# Work order
Write the entries out again. Each one must match exactly.
━━━ Data provided ━━━
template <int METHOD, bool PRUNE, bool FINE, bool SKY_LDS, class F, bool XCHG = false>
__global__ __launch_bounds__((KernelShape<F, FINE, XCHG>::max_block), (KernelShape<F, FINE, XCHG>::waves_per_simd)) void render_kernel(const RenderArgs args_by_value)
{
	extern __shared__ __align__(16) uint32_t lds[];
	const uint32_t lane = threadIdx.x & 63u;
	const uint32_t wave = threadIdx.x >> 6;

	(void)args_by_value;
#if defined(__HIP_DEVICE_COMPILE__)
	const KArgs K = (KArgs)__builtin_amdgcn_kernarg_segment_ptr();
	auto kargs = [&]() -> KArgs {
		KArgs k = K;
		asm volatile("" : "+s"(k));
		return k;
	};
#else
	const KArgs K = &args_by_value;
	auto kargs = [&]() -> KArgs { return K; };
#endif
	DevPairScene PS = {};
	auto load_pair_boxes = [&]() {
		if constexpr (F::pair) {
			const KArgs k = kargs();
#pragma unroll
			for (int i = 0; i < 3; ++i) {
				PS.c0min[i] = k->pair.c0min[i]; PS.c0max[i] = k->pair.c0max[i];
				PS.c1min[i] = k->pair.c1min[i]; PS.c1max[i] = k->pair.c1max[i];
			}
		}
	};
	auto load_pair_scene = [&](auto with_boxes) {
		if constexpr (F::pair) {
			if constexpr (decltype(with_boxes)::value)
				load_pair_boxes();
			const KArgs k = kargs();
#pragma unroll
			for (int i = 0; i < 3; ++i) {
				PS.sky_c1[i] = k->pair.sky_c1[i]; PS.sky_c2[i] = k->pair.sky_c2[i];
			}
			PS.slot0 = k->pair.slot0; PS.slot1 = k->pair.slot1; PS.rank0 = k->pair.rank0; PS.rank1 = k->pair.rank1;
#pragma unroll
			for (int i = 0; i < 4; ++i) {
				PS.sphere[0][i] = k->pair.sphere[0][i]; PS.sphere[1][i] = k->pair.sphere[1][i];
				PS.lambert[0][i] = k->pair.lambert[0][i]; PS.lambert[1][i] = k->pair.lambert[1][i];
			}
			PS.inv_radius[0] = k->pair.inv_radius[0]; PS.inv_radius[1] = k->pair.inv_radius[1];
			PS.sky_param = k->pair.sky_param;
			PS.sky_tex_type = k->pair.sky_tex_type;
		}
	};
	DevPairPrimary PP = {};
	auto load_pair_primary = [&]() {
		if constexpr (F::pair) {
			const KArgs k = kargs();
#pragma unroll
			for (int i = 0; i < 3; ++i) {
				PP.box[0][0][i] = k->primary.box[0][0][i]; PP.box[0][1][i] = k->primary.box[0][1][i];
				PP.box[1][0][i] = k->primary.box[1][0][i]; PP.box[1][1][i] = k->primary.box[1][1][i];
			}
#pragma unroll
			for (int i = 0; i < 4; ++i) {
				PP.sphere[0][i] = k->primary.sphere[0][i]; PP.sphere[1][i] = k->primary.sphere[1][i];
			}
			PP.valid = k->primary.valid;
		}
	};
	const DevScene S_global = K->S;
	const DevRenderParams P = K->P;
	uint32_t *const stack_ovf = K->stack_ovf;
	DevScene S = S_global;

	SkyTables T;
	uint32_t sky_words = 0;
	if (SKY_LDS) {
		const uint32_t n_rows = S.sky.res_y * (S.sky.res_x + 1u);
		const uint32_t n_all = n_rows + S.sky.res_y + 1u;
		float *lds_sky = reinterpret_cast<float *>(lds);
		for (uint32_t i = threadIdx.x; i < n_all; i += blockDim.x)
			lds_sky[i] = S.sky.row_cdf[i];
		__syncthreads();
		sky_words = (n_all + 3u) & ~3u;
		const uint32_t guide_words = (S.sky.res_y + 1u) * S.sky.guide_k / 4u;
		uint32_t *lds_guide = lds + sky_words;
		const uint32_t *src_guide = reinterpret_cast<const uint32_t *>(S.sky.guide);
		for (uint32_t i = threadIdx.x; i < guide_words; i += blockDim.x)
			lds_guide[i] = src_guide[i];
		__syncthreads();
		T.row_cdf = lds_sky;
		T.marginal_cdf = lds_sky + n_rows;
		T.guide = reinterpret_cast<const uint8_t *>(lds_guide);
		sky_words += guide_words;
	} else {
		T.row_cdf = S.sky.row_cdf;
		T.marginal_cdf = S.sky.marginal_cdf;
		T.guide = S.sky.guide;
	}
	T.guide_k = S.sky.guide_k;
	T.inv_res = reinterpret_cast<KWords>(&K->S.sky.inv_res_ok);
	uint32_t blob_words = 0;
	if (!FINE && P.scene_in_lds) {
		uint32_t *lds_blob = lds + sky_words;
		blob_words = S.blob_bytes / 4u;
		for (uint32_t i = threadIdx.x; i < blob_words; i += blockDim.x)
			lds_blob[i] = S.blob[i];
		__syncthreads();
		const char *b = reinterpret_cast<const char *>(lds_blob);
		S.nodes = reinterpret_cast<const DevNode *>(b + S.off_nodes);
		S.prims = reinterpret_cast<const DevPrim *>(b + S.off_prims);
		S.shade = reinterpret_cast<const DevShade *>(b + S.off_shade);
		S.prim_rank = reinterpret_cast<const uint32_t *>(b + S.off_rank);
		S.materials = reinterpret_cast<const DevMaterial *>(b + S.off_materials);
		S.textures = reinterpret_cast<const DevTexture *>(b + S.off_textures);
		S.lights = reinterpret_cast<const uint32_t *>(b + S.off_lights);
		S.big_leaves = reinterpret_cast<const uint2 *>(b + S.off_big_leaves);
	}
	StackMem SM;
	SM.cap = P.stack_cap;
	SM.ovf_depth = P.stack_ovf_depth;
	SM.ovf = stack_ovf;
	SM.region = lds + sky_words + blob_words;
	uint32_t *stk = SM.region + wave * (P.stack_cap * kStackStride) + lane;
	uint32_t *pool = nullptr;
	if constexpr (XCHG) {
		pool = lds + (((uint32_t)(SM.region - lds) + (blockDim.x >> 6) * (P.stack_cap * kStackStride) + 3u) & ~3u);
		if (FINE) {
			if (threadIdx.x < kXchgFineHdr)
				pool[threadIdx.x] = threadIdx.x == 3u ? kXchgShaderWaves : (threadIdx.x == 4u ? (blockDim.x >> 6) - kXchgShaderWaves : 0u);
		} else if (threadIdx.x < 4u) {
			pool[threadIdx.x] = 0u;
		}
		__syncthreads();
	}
━━━
# Written answer
template <int METHOD, bool PRUNE, bool FINE, bool SKY_LDS, class F, bool XCHG = false>
__global__ __launch_bounds__((KernelShape<F, FINE, XCHG>::max_block), (KernelShape<F, FINE, XCHG>::waves_per_simd)) void render_kernel(const RenderArgs args_by_value)
{
	extern __shared__ __align__(16) uint32_t lds[];
	const uint32_t lane = threadIdx.x & 63u;
	const uint32_t wave = threadIdx.x >> 6;

	(void)args_by_value;
#if defined(__HIP_DEVICE_COMPILE__)
	const KArgs K = (KArgs)__builtin_amdgcn_kernarg_segment_ptr();
	auto kargs = [&]() -> KArgs {
		KArgs k = K;
		asm volatile("" : "+s"(k));
		return k;
	};
#else
	const KArgs K = &args_by_value;
	auto kargs = [&]() -> KArgs { return K; };
#endif
	DevPairScene PS = {};
	auto load_pair_boxes = [&]() {
		if constexpr (F::pair) {
			const KArgs k = kargs();
#pragma unroll
			for (int i = 0; i < 3; ++i) {
				PS.c0min[i] = k->pair.c0min[i]; PS.c0max[i] = k->pair.c0max[i];
				PS.c1min[i] = k->pair.c1min[i]; PS.c1max[i] = k->pair.c1max[i];
			}
		}
	};
	auto load_pair_scene = [&](auto with_boxes) {
		if constexpr (F::pair) {
			if constexpr (decltype(with_boxes)::value)
				load_pair_boxes();
			const KArgs k = kargs();
#pragma unroll
			for (int i = 0; i < 3; ++i) {
				PS.sky_c1[i] = k->pair.sky_c1[i]; PS.sky_c2[i] = k->pair.sky_c2[i];
			}
			PS.slot0 = k->pair.slot0; PS.slot1 = k->pair.slot1; PS.rank0 = k->pair.rank0; PS.rank1 = k->pair.rank1;
#pragma unroll
			for (int i = 0; i < 4; ++i) {
				PS.sphere[0][i] = k->pair.sphere[0][i]; PS.sphere[1][i] = k->pair.sphere[1][i];
				PS.lambert[0][i] = k->pair.lambert[0][i]; PS.lambert[1][i] = k->pair.lambert[1][i];
			}
			PS.inv_radius[0] = k->pair.inv_radius[0]; PS.inv_radius[1] = k->pair.inv_radius[1];
			PS.sky_param = k->pair.sky_param;
			PS.sky_tex_type = k->pair.sky_tex_type;
		}
	};
	DevPairPrimary PP = {};
	auto load_pair_primary = [&]() {
		if constexpr (F::pair) {
			const KArgs k = kargs();
#pragma unroll
			for (int i = 0; i < 3; ++i) {
				PP.box[0][0][i] = k->primary.box[0][0][i]; PP.box[0][1][i] = k->primary.box[0][1][i];
				PP.box[1][0][i] = k->primary.box[1][0][i]; PP.box[1][1][i] = k->primary.box[1][1][i];
			}
#pragma unroll
			for (int i = 0; i < 4; ++i) {
				PP.sphere[0][i] = k->primary.sphere[0][i]; PP.sphere[1][i] = k->primary.sphere[1][i];
			}
			PP.valid = k->primary.valid;
		}
	};
	const DevScene S_global = K->S;
	const DevRenderParams P = K->P;
	uint32_t *const stack_ovf = K->stack_ovf;
	DevScene S = S_global;

	SkyTables T;
	uint32_t sky_words = 0;
	if (SKY_LDS) {
		const uint32_t n_rows = S.sky.res_y * (S.sky.res_x + 1u);
		const uint32_t n_all = n_rows + S.sky.res_y + 1u;
		float *lds_sky = reinterpret_cast<float *>(lds);
		for (uint32_t i = threadIdx.x; i < n_all; i += blockDim.x)
			lds_sky[i] = S.sky.row_cdf[i];
		__syncthreads();
		sky_words = (n_all + 3u) & ~3u;
		const uint32_t guide_words = (S.sky.res_y + 1u) * S.sky.guide_k / 4u;
		uint32_t *lds_guide = lds + sky_words;
		const uint32_t *src_guide = reinterpret_cast<const uint32_t *>(S.sky.guide);
		for (uint32_t i = threadIdx.x; i < guide_words; i += blockDim.x)
			lds_guide[i] = src_guide[i];
		__syncthreads();
		T.row_cdf = lds_sky;
		T.marginal_cdf = lds_sky + n_rows;
		T.guide = reinterpret_cast<const uint8_t *>(lds_guide);
		sky_words += guide_words;
	} else {
		T.row_cdf = S.sky.row_cdf;
		T.marginal_cdf = S.sky.marginal_cdf;
		T.guide = S.sky.guide;
	}
	T.guide_k = S.sky.guide_k;
	T.inv_res = reinterpret_cast<KWords>(&K->S.sky.inv_res_ok);
	uint32_t blob_words = 0;
	if (!FINE && P.scene_in_lds) {
		uint32_t *lds_blob = lds + sky_words;
		blob_words = S.blob_bytes / 4u;
		for (uint32_t i = threadIdx.x; i < blob_words; i += blockDim.x)
			lds_blob[i] = S.blob[i];
		__syncthreads();
		const char *b = reinterpret_cast<const char *>(lds_blob);
		S.nodes = reinterpret_cast<const DevNode *>(b + S.off_nodes);
		S.prims = reinterpret_cast<const DevPrim *>(b + S.off_prims);
		S.shade = reinterpret_cast<const DevShade *>(b + S.off_shade);
		S.prim_rank = reinterpret_cast<const uint32_t *>(b + S.off_rank);
		S.materials = reinterpret_cast<const DevMaterial *>(b + S.off_materials);
		S.textures = reinterpret_cast<const DevTexture *>(b + S.off_textures);
		S.lights = reinterpret_cast<const uint32_t *>(b + S.off_lights);
		S.big_leaves = reinterpret_cast<const uint2 *>(b + S.off_big_leaves);
	}
	StackMem SM;
	SM.cap = P.stack_cap;
	SM.ovf_depth = P.stack_ovf_depth;
	SM.ovf = stack_ovf;
	SM.region = lds + sky_words + blob_words;
	uint32_t *stk = SM.region + wave * (P.stack_cap * kStackStride) + lane;
	uint32_t *pool = nullptr;
	if constexpr (XCHG) {
		pool = lds + (((uint32_t)(SM.region - lds) + (blockDim.x >> 6) * (P.stack_cap * kStackStride) + 3u) & ~3u);
		if (FINE) {
			if (threadIdx.x < kXchgFineHdr)
				pool[threadIdx.x] = threadIdx.x == 3u ? kXchgShaderWaves : (threadIdx.x == 4u ? (blockDim.x >> 6) - kXchgShaderWaves : 0u);
		} else if (threadIdx.x < 4u) {
			pool[threadIdx.x] = 0u;
		}
		__syncthreads();
	}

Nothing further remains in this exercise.